As a condition for obtaining permission to develop this field, government authorities set a limit on field development capital expenditure.

One way to reduce field development costs was to limit expenditure on formation evaluation. Wireline logging was put out to competitive bid. One of the bid replies contained a proposed "high technology" option to help evaluate this complicated reservoir. This option was twice as expensive as that for a conventional logging suite. An additional cost for the "high technology" option was rig time required to run the additional logging tools.

Detailed core examination showed that the reservoir sands were very clean and that shale occurred as laminations, clasts and as framework grains. Also, log data showed that shale parameters were very constant through the reservoir section. Don Henderson used these observations to develop a log analysis model that used conventional logs to determine sand thickness, porosity and hydrocarbon saturation. The results from this model matched very well with core data.

The data obtained from the conventional logs proved to be completely adequate for reservoir description. An independent auditor certified the hydrocarbon reserves calculated using the evaluation model.
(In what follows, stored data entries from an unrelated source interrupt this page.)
+    const bool fuse_now = cf_fuse_now(m->fuse, n_tiles, m->n_cu);
+    const cf_chain_plan ch = cf_chain_plan_for(n_tiles, m->n_cu, m->hp.n_layers, cin0, cin0 == 16 ? k_gru_pack_bytes<16> : k_gru_pack_bytes<32>,
+                                               k_gru_pack_bytes<128>, cin0 == 16 ? k_gru_x_bytes<16> : k_gru_x_bytes<32>, k_gru_x_bytes<128>,
+                                               m->xp_tiles, m->np == 0 && sl.d_chain_hand && sl.d_chain_sync, logits != nullptr, m->prof,
+                                               chain_env ? atoi(chain_env) : CF_KNOB_UNSET, CF_CHAIN_AUTO && !fuse_now, k);
+    if (ch.on) {
+        cf_chain_args a;
+        for (int l = 0; l < 3; ++l) a.w[l] = l < m->hp.n_layers ? m->d_gru[l] : nullptr;
+        a.x0 = reinterpret_cast<const f32x4*>(cur);
+        a.y[0] = reinterpret_cast<f32x4*>(sl.d_y[0]);
+        a.y[1] = reinterpret_cast<f32x4*>(sl.d_y[1]);
+        a.p = sl.d_p;
+        a.hand = reinterpret_cast<f32x4*>(sl.d_chain_hand);
+        a.epoch = sl.d_chain_sync;
+        a.gflags = sl.d_chain_sync + 4;
+        a.done = a.gflags + cf_chain_max_rows(m->n_cu);
+        a.arrive = a.done + cf_chain_max_rows(m->n_cu);
+        a.dense_bias = m->d_dense_bias;
+        a.probs = probs;
+        a.err = m->d_err;
+        a.n_windows = n_windows;
+        a.n_tiles = n_tiles;
+        a.gx = ch.gx;
+        a.n_layers = m->hp.n_layers;
+        a.cin0 = cin0;
+        a.skip0 = ch.skip0;
+        const char* abl_env = cf_knob("CATFISH_CHAIN_ABLATE");
+        a.ablate = abl_env ? atoi(abl_env) : 0;
+        if (a.ablate & 1) a.probs = nullptr;
+        hipLaunchKernelGGL(gru_chain_kernel, dim3((unsigned)ch.grid), dim3(ch.threads), ch.lds_bytes, s, a);
+        HIP_TRY(hipGetLastError());
+        sl.last_windows = n_windows;
+        if (!(a.ablate & 1)) return CF_OK;
+        hipLaunchKernelGGL(head_kernel, dim3((unsigned)((n_windows * CF_T + 255) / 256)), dim3(256), 0, s, sl.d_p, m->d_dense_bias, probs, logits, n_windows,
+                           n_tiles, 4, 0);
+        return CF_OK;
+    }
+    if (fuse_now) {
         cf_fused_args a;
         a.lds_floats = m->hp.n_layers > 1 ? gru_pack_floats(128) : gru_pack_floats(cin0);
         const cf_fused_plan p = cf_fused_plan_for(n_tiles, m->n_cu, m->hp.n_layers, a.lds_floats * 4);
@@ -1652,6 +1836,8 @@
     HIP_TRY(hipDeviceSynchronize());
     for (auto& sl : m->slots)
         if (sl.d_hand_flags) HIP_TRY(hipMemset(sl.d_hand_flags, 0, cf_hand_flag_bytes(m->n_cu)));
+    for (auto& sl : m->slots)
+        if (sl.d_chain_sync) HIP_TRY(hipMemset(sl.d_chain_sync, 0, cf_chain_sync_bytes(m->n_cu, m->cap_tiles)));
     return CF_OK;
 }
 
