-            for (int e = 0; e < CK_B; e++) buf[e] = e < len ? plane[(size_t)(c0 + e) * P + yo] : 0.0;
+            for (int e = 0; e < CK_B; e++) buf[e] = pl_ld(min(c0 + e, n - 1));
         }
     };
     const int nfull = (n - 3) / CK_B, rem = (n - 3) - nfull * CK_B;
-    load_x(0, cur);
+    if constexpr (PF) load_x(0, cur);
     for (int j = 0; j < nfull; j++) {
-        load_x(j + 1, nxt);
-        if (j > 0 && j < nb) { double *c = ck + ((size_t)j * 3) * nlines + lid; CK_ST(c, w1); CK_ST(c + nlines, w2); CK_ST(c + 2 * nlines, w3); }
+        if constexpr (PF) load_x(j + 1, nxt); else load_x(j, cur);
+        if (j > 0 && j < nb) {
+            if constexpr (PF) { double *c = ck + ((size_t)j * 3) * nlines + lid; CK_ST(c, w1); CK_ST(c + nlines, w2); CK_ST(c + 2 * nlines, w3); }
+            else { ckb_st(3 * j, w1); ckb_st(3 * j + 1, w2); ckb_st(3 * j + 2, w3); }
+        }
 #pragma unroll
         for (int e = 0; e < CK_B; e++) { const double t = ((cur[e] + a1 * w1) + a2 * w2) + a3 * w3; w3 = w2; w2 = w1; w1 = t; }
-#pragma unroll
-        for (int e = 0; e < CK_B; e++) cur[e] = nxt[e];
+        if constexpr (PF) {
+#pragma unroll
+            for (int e = 0; e < CK_B; e++) cur[e] = nxt[e];
+        }
     }
     {
-        if (nfull > 0 && nfull < nb) { double *c = ck + ((size_t)nfull * 3) * nlines + lid; CK_ST(c, w1); CK_ST(c + nlines, w2); CK_ST(c + 2 * nlines, w3); }
+        if constexpr (!PF) load_x(nfull, cur);
+        if (nfull > 0 && nfull < nb) {
+            if constexpr (PF) { double *c = ck + ((size_t)nfull * 3) * nlines + lid; CK_ST(c, w1); CK_ST(c + nlines, w2); CK_ST(c + 2 * nlines, w3); }
+            else { ckb_st(3 * nfull, w1); ckb_st(3 * nfull + 1, w2); ckb_st(3 * nfull + 2, w3); }
+        }
 #pragma unroll
         for (int e = 0; e < CK_B; e++)
             if (e < rem) { const double t = ((cur[e] + a1 * w1) + a2 * w2) + a3 * w3; w3 = w2; w2 = w1; w1 = t; }
@@ -1254,15 +1284,19 @@
     __builtin_amdgcn_fence(__ATOMIC_RELEASE, "workgroup"); __builtin_amdgcn_fence(__ATOMIC_ACQUIRE, "workgroup");
     double f1n = 0, f2n = 0, f3n = 0, f1 = 0, f2 = 0, f3 = 0;
     auto load_ck = [&](int j, double &g1, double &g2, double &g3) {
-        if (j > 0) { const double *c = ck + ((size_t)j * 3) * nlines + lid; g1 = CK_LD(c); g2 = CK_LD(c + nlines); g3 = CK_LD(c + 2 * nlines); }
+        if constexpr (!PF) { g1 = ckb_ld(3 * j); g2 = ckb_ld(3 * j + 1); g3 = ckb_ld(3 * j + 2); }
+        else if (j > 0) { const double *c = ck + ((size_t)j * 3) * nlines + lid; g1 = CK_LD(c); g2 = CK_LD(c + nlines); g3 = CK_LD(c + 2 * nlines); }
         else { g1 = o2; g2 = o1; g3 = o0; }
     };
-    auto store_ack = [&](int j) { double *c = ck + ((size_t)j * 3) * nlines + lid; CK_ST(c, v1); CK_ST(c + nlines, v2); CK_ST(c + 2 * nlines, v3); };
+    auto store_ack = [&](int j) {
+        if constexpr (PF) { double *c = ck + ((size_t)j * 3) * nlines + lid; CK_ST(c, v1); CK_ST(c + nlines, v2); CK_ST(c + 2 * nlines, v3); }
+        else { ckb_st(3 * j, v1); ckb_st(3 * j + 1, v2); ckb_st(3 * j + 2, v3); }
+    };
     if (nb > 1) {
         const int j = nb - 1, len = m - j * CK_B;
         if (!have_last) load_x(j, cur);
         load_ck(j, f1, f2, f3);
-        load_x(j - 1, nxt); load_ck(j - 1, f1n, f2n, f3n);
+        if constexpr (PF) { load_x(j - 1, nxt); load_ck(j - 1, f1n, f2n, f3n); }
 #pragma unroll
         for (int e = 0; e < CK_B; e++)
             if (e < len) { const double t = ((cur[e] + a1 * f1) + a2 * f2) + a3 * f3; f3 = f2; f2 = f1; f1 = t; cur[e] = t; }
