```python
class BnDesc(C.Structure):
    _fields_ = [("x", ptr), ("y", ptr), ("dy", ptr), ("dx", ptr),
                ("mean_out", ptr), ("m2_out", ptr), ("mean", ptr), ("rstd", ptr), ("gamma", ptr), ("beta", ptr),
                ("dsum", ptr), ("dsumxh", ptr),
                ("rows", i64), ("C", i32), ("ld", i64), ("dtype", i32), ("act", i32),
                ("Z", i32), ("x_zs", i64), ("p_zs", i64), ("g_dtype", i32)]
# ... 295 lines not shown
```

multi-task-transformer_amd/csrc/attn_bwd.hip:

```cpp
#include "mtt_device.h"
#include <type_traits>

namespace {

constexpr int HD = 64;
constexpr int KTILE = 64 * HD * 2;
constexpr float LOG2E = 1.4426950408889634f;

struct BwdP {
  const bf16_t* qkv; const bf16_t* dout; const float* stat; const float* drawlog; bf16_t* dqkv;
  int B, N, nH, T, Np; float scale;
};

__global__ __launch_bounds__(256) void attn_stat_kernel(const bf16_t* out, const bf16_t* dout, const float* lse, float* stat, int B, int N,
                                                        int nH, int Np) {
  const int C8 = nH * 8;
  const int64_t total = (int64_t)B * N * C8;
  const int64_t t = (int64_t)blockIdx.x * 256 + threadIdx.x;
  float s = 0.f;
  if (t < total) {
    const u32x4 a = *(const u32x4*)(out + t * 8), g = *(const u32x4*)(dout + t * 8);
#pragma unroll
    for (int j = 0; j < 4; ++j) s += lo_of(a[j]) * lo_of(g[j]) + hi_of(a[j]) * hi_of(g[j]);
  }
  s += __shfl_xor(s, 1, 64); s += __shfl_xor(s, 2, 64); s += __shfl_xor(s, 4, 64);
  if (t < total && (threadIdx.x & 7) == 0) {
    const int64_t tok = t / C8;
    const int h = (int)(t % C8) >> 3;
    const int b = (int)(tok / N), n = (int)(tok % N);
    float* row = stat + ((int64_t)b * nH + h) * 2 * Np;
    row[n] = s;
    row[Np + n] = lse[((int64_t)b * nH + h) * N + n] * LOG2E;
    if (n == N - 1)
      for (int k = N; k < Np; ++k) { row[k] = 0.f; row[Np + k] = 0.f; }
  }
}

MTT_DEV u32x4 perm_frag(const unsigned char* tile, int row, int ks, int lg) {
  const u32x2 lo = *(const u32x2*)(tile + lds_off(row, 4 * ks + (lg >> 1)) + (lg & 1) * 8);
  const u32x2 hi = *(const u32x2*)(tile + lds_off(row, 4 * ks + 2 + (lg >> 1)) + (lg & 1) * 8);
  return (u32x4){lo[0], lo[1], hi[0], hi[1]};
}

template <bool TR>
MTT_DEV void store_units(unsigned char* rowmajor, unsigned char* transposed, const u32x4 (&sh)[4], int kq, int rb) {
#pragma unroll
  for (int i = 0; i < 4; ++i) *(u32x4*)(rowmajor + lds_off(kq * 4 + i, rb)) = sh[i];
  if (TR) {
    u32x2 piece[8];
    transpose4x8(sh, piece);
#pragma unroll
    for (int j = 0; j < 8; ++j) *(u32x2*)(transposed + lds_off(rb * 8 + j, kq >> 1) + (kq & 1) * 8) = piece[j];
  }
}

__device__ __attribute__((aligned(32))) const unsigned g_bwd_zero_page[8] = {0u, 0u, 0u, 0u, 0u, 0u, 0u, 0u};
MTT_DEV int bwd_swz(int row) { return (((row >> 1) & 3) << 1) | ((row >> 3) & 1); }
MTT_DEV void bwd_glds16(const bf16_t* src, unsigned char* lds_wave_base) {
  __builtin_amdgcn_global_load_lds((const __attribute__((address_space(1))) void*)src,
                                   (__attribute__((address_space(3))) void*)lds_wave_base, 16, 0, 0);
}
template <int OFF>
MTT_DEV u32x2 bwd_ds_read_tr16(unsigned addr) {
  u32x2 r;
  asm volatile("ds_read_b64_tr_b16 %0, %1 offset:%2" : "=v"(r) : "v"(addr), "n"(OFF) : "memory");
  return r;
}
#define BWD_TRW(x) "+v"(x)
#define BWD_WAIT_TR8(a, b)                                                                                                              \
  asm volatile("s_waitcnt lgkmcnt(0)" : BWD_TRW(a[0]), BWD_TRW(a[1]), BWD_TRW(a[2]), BWD_TRW(a[3]), BWD_TRW(b[0]), BWD_TRW(b[1]), BWD_TRW(b[2]), BWD_TRW(b[3]) :: "memory")
#define BWD_WAIT_TR16(a, b, c, d)                                                                                                       \
  asm volatile("s_waitcnt lgkmcnt(0)" : BWD_TRW(a[0]), BWD_TRW(a[1]), BWD_TRW(a[2]), BWD_TRW(a[3]), BWD_TRW(b[0]), BWD_TRW(b[1]), BWD_TRW(b[2]), BWD_TRW(b[3]), \
               BWD_TRW(c[0]), BWD_TRW(c[1]), BWD_TRW(c[2]), BWD_TRW(c[3]), BWD_TRW(d[0]), BWD_TRW(d[1]), BWD_TRW(d[2]), BWD_TRW(d[3]) :: "memory")
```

In addition to the cost savings, the conventional logs minimized rig time required for logging. This proved to be vital because of very difficult logging conditions in most of the deviated wells. In most of the wells the hole deteriorated extremely quickly and it would have been impossible to run the "high technology" logging tools.

The lesson in this example is that it is possible to save money and still obtain high-quality formation evaluation results with conventional data. Another lesson is that good core data is essential for development of innovative interpretation methods.